The quantitative Roche Elecsys Anti-SARS-CoV-2 (S) assay measuring antibodies to spike (S) glycoprotein was chosen to evaluate the relationship between serum/plasma SARS-CoV-2 antibody testing and testing from DBS. The assay detects antibodies to RBD of S glycoprotein. Threshold for positivity is greater than or equal to 0.8 U/mL. Analytical measurement range is 0.4 to 250 U/mL, with dilution 0.4 to 2500 U/mL. Imprecision at 9.06 U/mL was 1.26% on the basis of quality control material. The assay was carried out according to the manufacturers’ instructions.

2.4. Data Analysis

The correlation between plasma and DBS quantitative results was determined using the Pearson correlation coefficient. All statistical analysis and graphing were performed using R (, accessed on 19 May 2021) with the following packages: tidyverse, xlsx, ggpmisc, multcomp, irr, pROC, and epiR [36].

3. Results

3.1. Initial Validation of Quantitative Roche S Assay Using Prepared DBS Specimens

DBS were processed by removing two punches per spot on the filter card, with a total of 10 punches per filter card, into 750 µL of PBS overnight.
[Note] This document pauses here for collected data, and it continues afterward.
int hcir_sim_topk(const void* q, int64_t nq, const void* g, int64_t ng, int32_t d, int32_t k,
                  int dtype, const float* q_inv_norm, const float* g_inv_norm, int64_t idx_base,
                  float* out_val, int64_t* out_idx, void* workspace, size_t workspace_bytes,
                  void* stream) {
  HCIR_ENTER();
  if (!q || !g || !out_val || !out_idx) return HCIR_ERR_INVALID;
  if (nq <= 0 || ng <= 0 || d <= 0 || (d & 7) || k <= 0 || k > HCIR_TOPK_MAX) return HCIR_ERR_INVALID;
  if (k > ng || ng >= (int64_t(1) << 31)) return HCIR_ERR_INVALID;
  if (dtype != HCIR_F32 && dtype != HCIR_F16 && dtype != HCIR_BF16) return HCIR_ERR_UNSUPPORTED;
  const Plan p = make_plan(nq, ng, k);
  Workspace w = carve(workspace, nq, k, p);
  if (!workspace || workspace_bytes < w.bytes) return HCIR_ERR_WORKSPACE;
  hipStream_t st = static_cast<hipStream_t>(stream);
  const int merge_grid = (int)hcir_cdiv(nq, 4);

  const int64_t qblocks = hcir_cdiv(nq, p.qb);
  ScanArgs a{};
  a.q = q;
  a.g = g;
  a.qn = q_inv_norm;
  a.gn = g_inv_norm;
  a.part_val = w.part_val;
  a.part_idx = w.part_idx;
  a.nq = nq;
  a.d = d;
  a.shared_stream = qblocks > 1 ? 1 : 0;

  const int* fallback_gate = nullptr;
  bool prefix_done = false;
  int64_t cand_prefix = 0;
  if (p.npass == 1 && p.prefix < ng && nq <= 128 && (k > 16 || nq <= 32)) {
    const int G = k <= 16 ? 1 : (k + 15) / 16;
    int cap = k <= 16 ? kCandCap : kCandCapBig;
    Plan pc = p;
    pc.kp = 16;
    pc.qb = nq <= 32 ? 32 : (nq <= 64 ? 64 : 128);
    pc.gm = pc.qb == 128 ? 128 : 256;
    int64_t S = p.prefix;
    if (G == 1) {
      S = pc.qb == 32 ? ng / 8 : ng / 16;
      S = S < 8192 ? 8192 : (S > 131072 ? 131072 : S);
      S = hcir_cdiv(S, pc.gm) * pc.gm;
      if (S < ng && 38 * ((ng - S) / S + 1) <= 64 * 7) cap = 64 * 7;
    }
    if (G > 1) {
      const float per = 38.0f * G;
      int64_t rp1 = (int64_t)((float)cap / per);
      rp1 = rp1 < 2 ? 2 : rp1;
      S = hcir_cdiv(ng, rp1);
      S = S < 8192 ? 8192 : S;
      S = hcir_cdiv(S, pc.gm) * pc.gm;
    }
    if (S < ng && hcir_cdiv(S, pc.gm) >= 4 * G) {
      const int64_t qbl = hcir_cdiv(nq, pc.qb);
      ScanArgs c = a;
      c.shared_stream = qbl > 1 ? 1 : 0;
      c.k = G == 1 ? k : 16;
      c.row_begin = 0;
      c.row_end = S;
      const int gm_a = pc.qb == 64 ? 128 : pc.gm;
      const int grid_a = scan_grid_x(hcir_cdiv(S, gm_a), qbl);
      launch_scan_dtype(dtype, pc, c, grid_a, st);
      HCIR_LAUNCH_CHECK();
      MergeArgs<int> m{};
      m.vals = w.part_val;
      m.idx = w.part_idx;
      m.nq = nq;
      m.nlists = grid_a;
      m.kin = 16;
      m.kout = c.k;
      m.out_val = w.pre_val;
      m.out_idx32 = w.pre_idx;
      m.kth_val = w.floor_val;
      m.zero_cnt = w.cand_cnt;
      m.ngroups = G;
      if (G == 1)
        launch_merge32(m, st);
      else
        hipLaunchKernelGGL(topk_merge_sel_kernel<kMergeLPL>, dim3(merge_grid, G), dim3(256), 0, st, m);
      HCIR_LAUNCH_CHECK();
      int* overflow = w.cand_cnt + nq;
      c.row_begin = G == 1 ? S : 0;
      c.row_end = ng;
      c.floor_val = w.floor_val;
      c.floor_groups = G;
      c.floor_inclusive = G > 1 ? 1 : 0;
      c.cand_val = w.cand_val;
      c.cand_idx = w.cand_idx;
      c.cand_cnt = w.cand_cnt;
      c.overflow = overflow;
      c.cap = cap;
      c.cand_query_major = 1;
      const bool cg3 = pc.qb == 64;
      const int grid_b = scan_grid_x(hcir_cdiv(c.row_end - c.row_begin, cg3 ? 128 : pc.gm), qbl, cg3 ? 768 : kMaxGridX);
      launch_cand_dtype(dtype, pc.qb, c, grid_b, st);
      HCIR_LAUNCH_CHECK();
      SelectArgs sa{};
      sa.cand_val = w.cand_val;
      sa.cand_idx = w.cand_idx;
      sa.cand_cnt = w.cand_cnt;
      sa.cap = cap;
      if (G == 1) {
        sa.pre_val = w.pre_val;
        sa.pre_idx = w.pre_idx;
        sa.kpre = k;
      }
      sa.out_val = out_val;
      sa.out_idx = out_idx;
      sa.nq = nq;
      sa.idx_base = idx_base;
      sa.k = k;
      sa.gate = overflow;
      sa.gate_want = 0;
      if (cap == 64 * 7)
        hipLaunchKernelGGL(topk_select_kernel<8>, dim3(merge_grid), dim3(256), 0, st, sa);
      else if (k <= 16)
        hipLaunchKernelGGL(topk_select_kernel<kCandLPL>, dim3(merge_grid), dim3(256), 0, st, sa);
      else
        hipLaunchKernelGGL(topk_select4_kernel<(kCandCapBig + 255) / 256 + 1>, dim3((unsigned)nq), dim3(256), 0, st, sa);
      HCIR_LAUNCH_CHECK();
      fallback_gate = overflow;
      prefix_done = G == 1;
      if (G == 1) cand_prefix = S;
    }
  }

  Plan pp = p;
  if (cand_prefix) pp.prefix = cand_prefix;
  if (fallback_gate && !prefix_done) pp.prefix = ng;
  const bool big = p.npass == 1 && p.prefix < ng && dtype != HCIR_F32 && nq > 128 && k <= 16 &&
                   d % 64 == 0 && !q_inv_norm && !g_inv_norm && ng - p.prefix >= 4096;
  if (big) {
    int64_t rr = (int64_t)((float)kCandCap / ((float)k + 5.0f * sqrtf((float)k)));
    rr = rr > 15 ? 15 : rr;
    int64_t s = hcir_cdiv(ng, (rr < 1 ? 1 : rr) + 1);
    s = s < 8192 ? 8192 : s;
    s = hcir_cdiv(s, p.gm) * p.gm;
    if (s < pp.prefix) pp.prefix = s;
  }
  if (p.npass == 1) {
    a.k = k;
    const bool two_phase = pp.prefix < ng;
    a.row_begin = 0;
    a.row_end = pp.prefix;
    const int64_t tiles_a = hcir_cdiv(pp.prefix, p.gm);
    const int grid_a = scan_grid_x(tiles_a, qblocks);
    a.gate = fallback_gate;
    if (!prefix_done) {
      launch_scan_dtype(dtype, p, a, grid_a, st);
      HCIR_LAUNCH_CHECK();
    }
    MergeArgs<int> m{};
    m.gate = fallback_gate;
    m.gate_want = 1;
    m.vals = w.part_val;
    m.idx = w.part_idx;
    m.nq = nq;
    m.nlists = grid_a;
    m.kin = p.kp;
    m.kout = k;
    if (!two_phase) {
      m.out_val = out_val;
      m.out_idx = out_idx;
      m.idx_base = idx_base;
      launch_merge32(m, st);
      HCIR_LAUNCH_CHECK();
      return HCIR_OK;
    }
    m.out_val = w.pre_val;
    m.out_idx32 = w.pre_idx;
    m.kth_val = w.floor_val;
    if (big) m.zero_cnt = w.cand_cnt;
    if (!prefix_done) {
      launch_merge32(m, st);
      HCIR_LAUNCH_CHECK();
    }
    a.row_begin = pp.prefix;
    a.row_end = ng;
    a.floor_val = w.floor_val;
    int* overflow = w.cand_cnt + nq;
    if (big) {
      BigScanArgs b{};
      b.q = q;
      b.g = g;
      b.floor_val = w.floor_val;
      b.cand_val = w.cand_val;
      b.cand_idx = w.cand_idx;
      b.cand_cnt = w.cand_cnt;
      b.overflow = overflow;
      b.nq = nq;
      b.row_begin = pp.prefix;
      b.row_end = ng;
      b.d = d;
      b.cap = kCandCap;
      const int64_t qb256 = hcir_cdiv(nq, 256);
      const int64_t tiles256 = hcir_cdiv(ng - pp.prefix, 256);
      int64_t gx = 256 / qb256;
      gx = gx < 8 ? 8 : (gx & ~int64_t(7));
      gx = tiles256 < gx ? tiles256 : gx;
      if (dtype == HCIR_F16)
        hipLaunchKernelGGL(sim_scan_big_kernel<_Float16>, dim3((unsigned)gx, (unsigned)qb256), dim3(512), 0, st, b);
      else
        hipLaunchKernelGGL(sim_scan_big_kernel<__bf16>, dim3((unsigned)gx, (unsigned)qb256), dim3(512), 0, st, b);
      HCIR_LAUNCH_CHECK();
      MergeArgs<int> mc{};
      mc.vals = w.cand_val;
      mc.idx = w.cand_idx;
      mc.nq = nq;
      mc.nlists = kCandCap;
      mc.nlists_q = w.cand_cnt;
      mc.kin = 1;
      mc.kout = k;
      mc.extra_val = w.pre_val;
      mc.extra_idx = w.pre_idx;
      mc.kin_extra = k;
      mc.out_val = out_val;
      mc.out_idx = out_idx;
      mc.idx_base = idx_base;
      mc.gate = overflow;
      mc.gate_want = 0;
      launch_merge32(mc, st);
      HCIR_LAUNCH_CHECK();
      a.gate = overflow;
    }
    const int64_t tiles_b = hcir_cdiv(ng - pp.prefix, p.gm);
    const bool q64g3 = p.kp == 16 && p.qb == 64;
    const int grid_b = scan_grid_x(tiles_b, qblocks, q64g3 ? kMaxGridQ64 : kMaxGridX);
    launch_scan_dtype(dtype, p, a, grid_b, st);
    HCIR_LAUNCH_CHECK();
    MergeArgs<int> m2{};
    m2.vals = w.part_val;
    m2.idx = w.part_idx;
    m2.nq = nq;
    m2.nlists = grid_b;
    m2.kin = p.kp;
    m2.kout = k;
    m2.extra_val = w.pre_val;
    m2.extra_idx = w.pre_idx;
    m2.kin_extra = k;
    m2.out_val = out_val;
    m2.out_idx = out_idx;
    m2.idx_base = idx_base;
    if (big) {
      m2.gate = overflow;
      m2.gate_want = 1;
    } else if (fallback_gate) {
      m2.gate = fallback_gate;
      m2.gate_want = 1;
    }
    launch_merge32(m2, st);
    HCIR_LAUNCH_CHECK();
    return HCIR_OK;
  }

  a.row_begin = 0;
  a.row_end = ng;
  const int grid_x = scan_grid_x(hcir_cdiv(ng, p.gm), qblocks);
  int done = 0;
  for (int pass = 0; pass < p.npass; ++pass) {
    const int kk = (k - done) < 64 ? (k - done) : 64;
    a.k = kk;
    a.ceil_val = pass ? w.ceil_val : nullptr;
    a.ceil_idx = pass ? w.ceil_idx : nullptr;
    launch_scan_dtype(dtype, p, a, grid_x, st);
    HCIR_LAUNCH_CHECK();
    MergeArgs<int> m{};
    m.vals = w.part_val;
    m.idx = w.part_idx;
    m.nq = nq;
    m.nlists = grid_x;
    m.kin = p.kp;
    m.kout = kk;
    m.out_val = w.pre_val;
    m.out_idx32 = w.pre_idx;
    m.kth_val = w.ceil_val;
    m.kth_idx = w.ceil_idx;
    hipLaunchKernelGGL(topk_merge32_kernel<kMergeLPL>, dim3(merge_grid), dim3(256), 0, st, m);
    HCIR_LAUNCH_CHECK();
    hipLaunchKernelGGL(pass_copy_kernel, dim3((unsigned)hcir_cdiv(nq * kk, 256)), dim3(256), 0, st,
                       w.pre_val, w.pre_idx, nq, kk, k, done, idx_base, out_val, out_idx);
    HCIR_LAUNCH_CHECK();
    done += kk;
  }
  return HCIR_OK;
}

The optimal procedure was chosen on the basis of the magnitude of decrease of the signal observed, linear correlation between plasma and DBS, and sufficient extraction volume for multiple testing, as well as ease of processing.
To determine the ability of commercial automated serology assay to detect antibody response to SARS-CoV-2 in DBS eluants, we mixed plasma samples from COVID-19-positive patients with a wide range of antibody titers (Table S1) with RBCs and applied them to filter cards. The samples were deliberately chosen to include both extremes of high and low signal samples to test the performance of DBS. The antibody signal obtained from eluants was compared to results from corresponding plasma samples.
For all samples, the recommended threshold for detection in plasma/serum was used for both the plasma and DBS samples. A decrease in signal was observed after DBS elution; however, the correlation between plasma and DBS concentration was high (r2 = 0.94). There were no false positive DBS results, but 3/23 samples were positive in plasma but negative in DBS (Figure 1).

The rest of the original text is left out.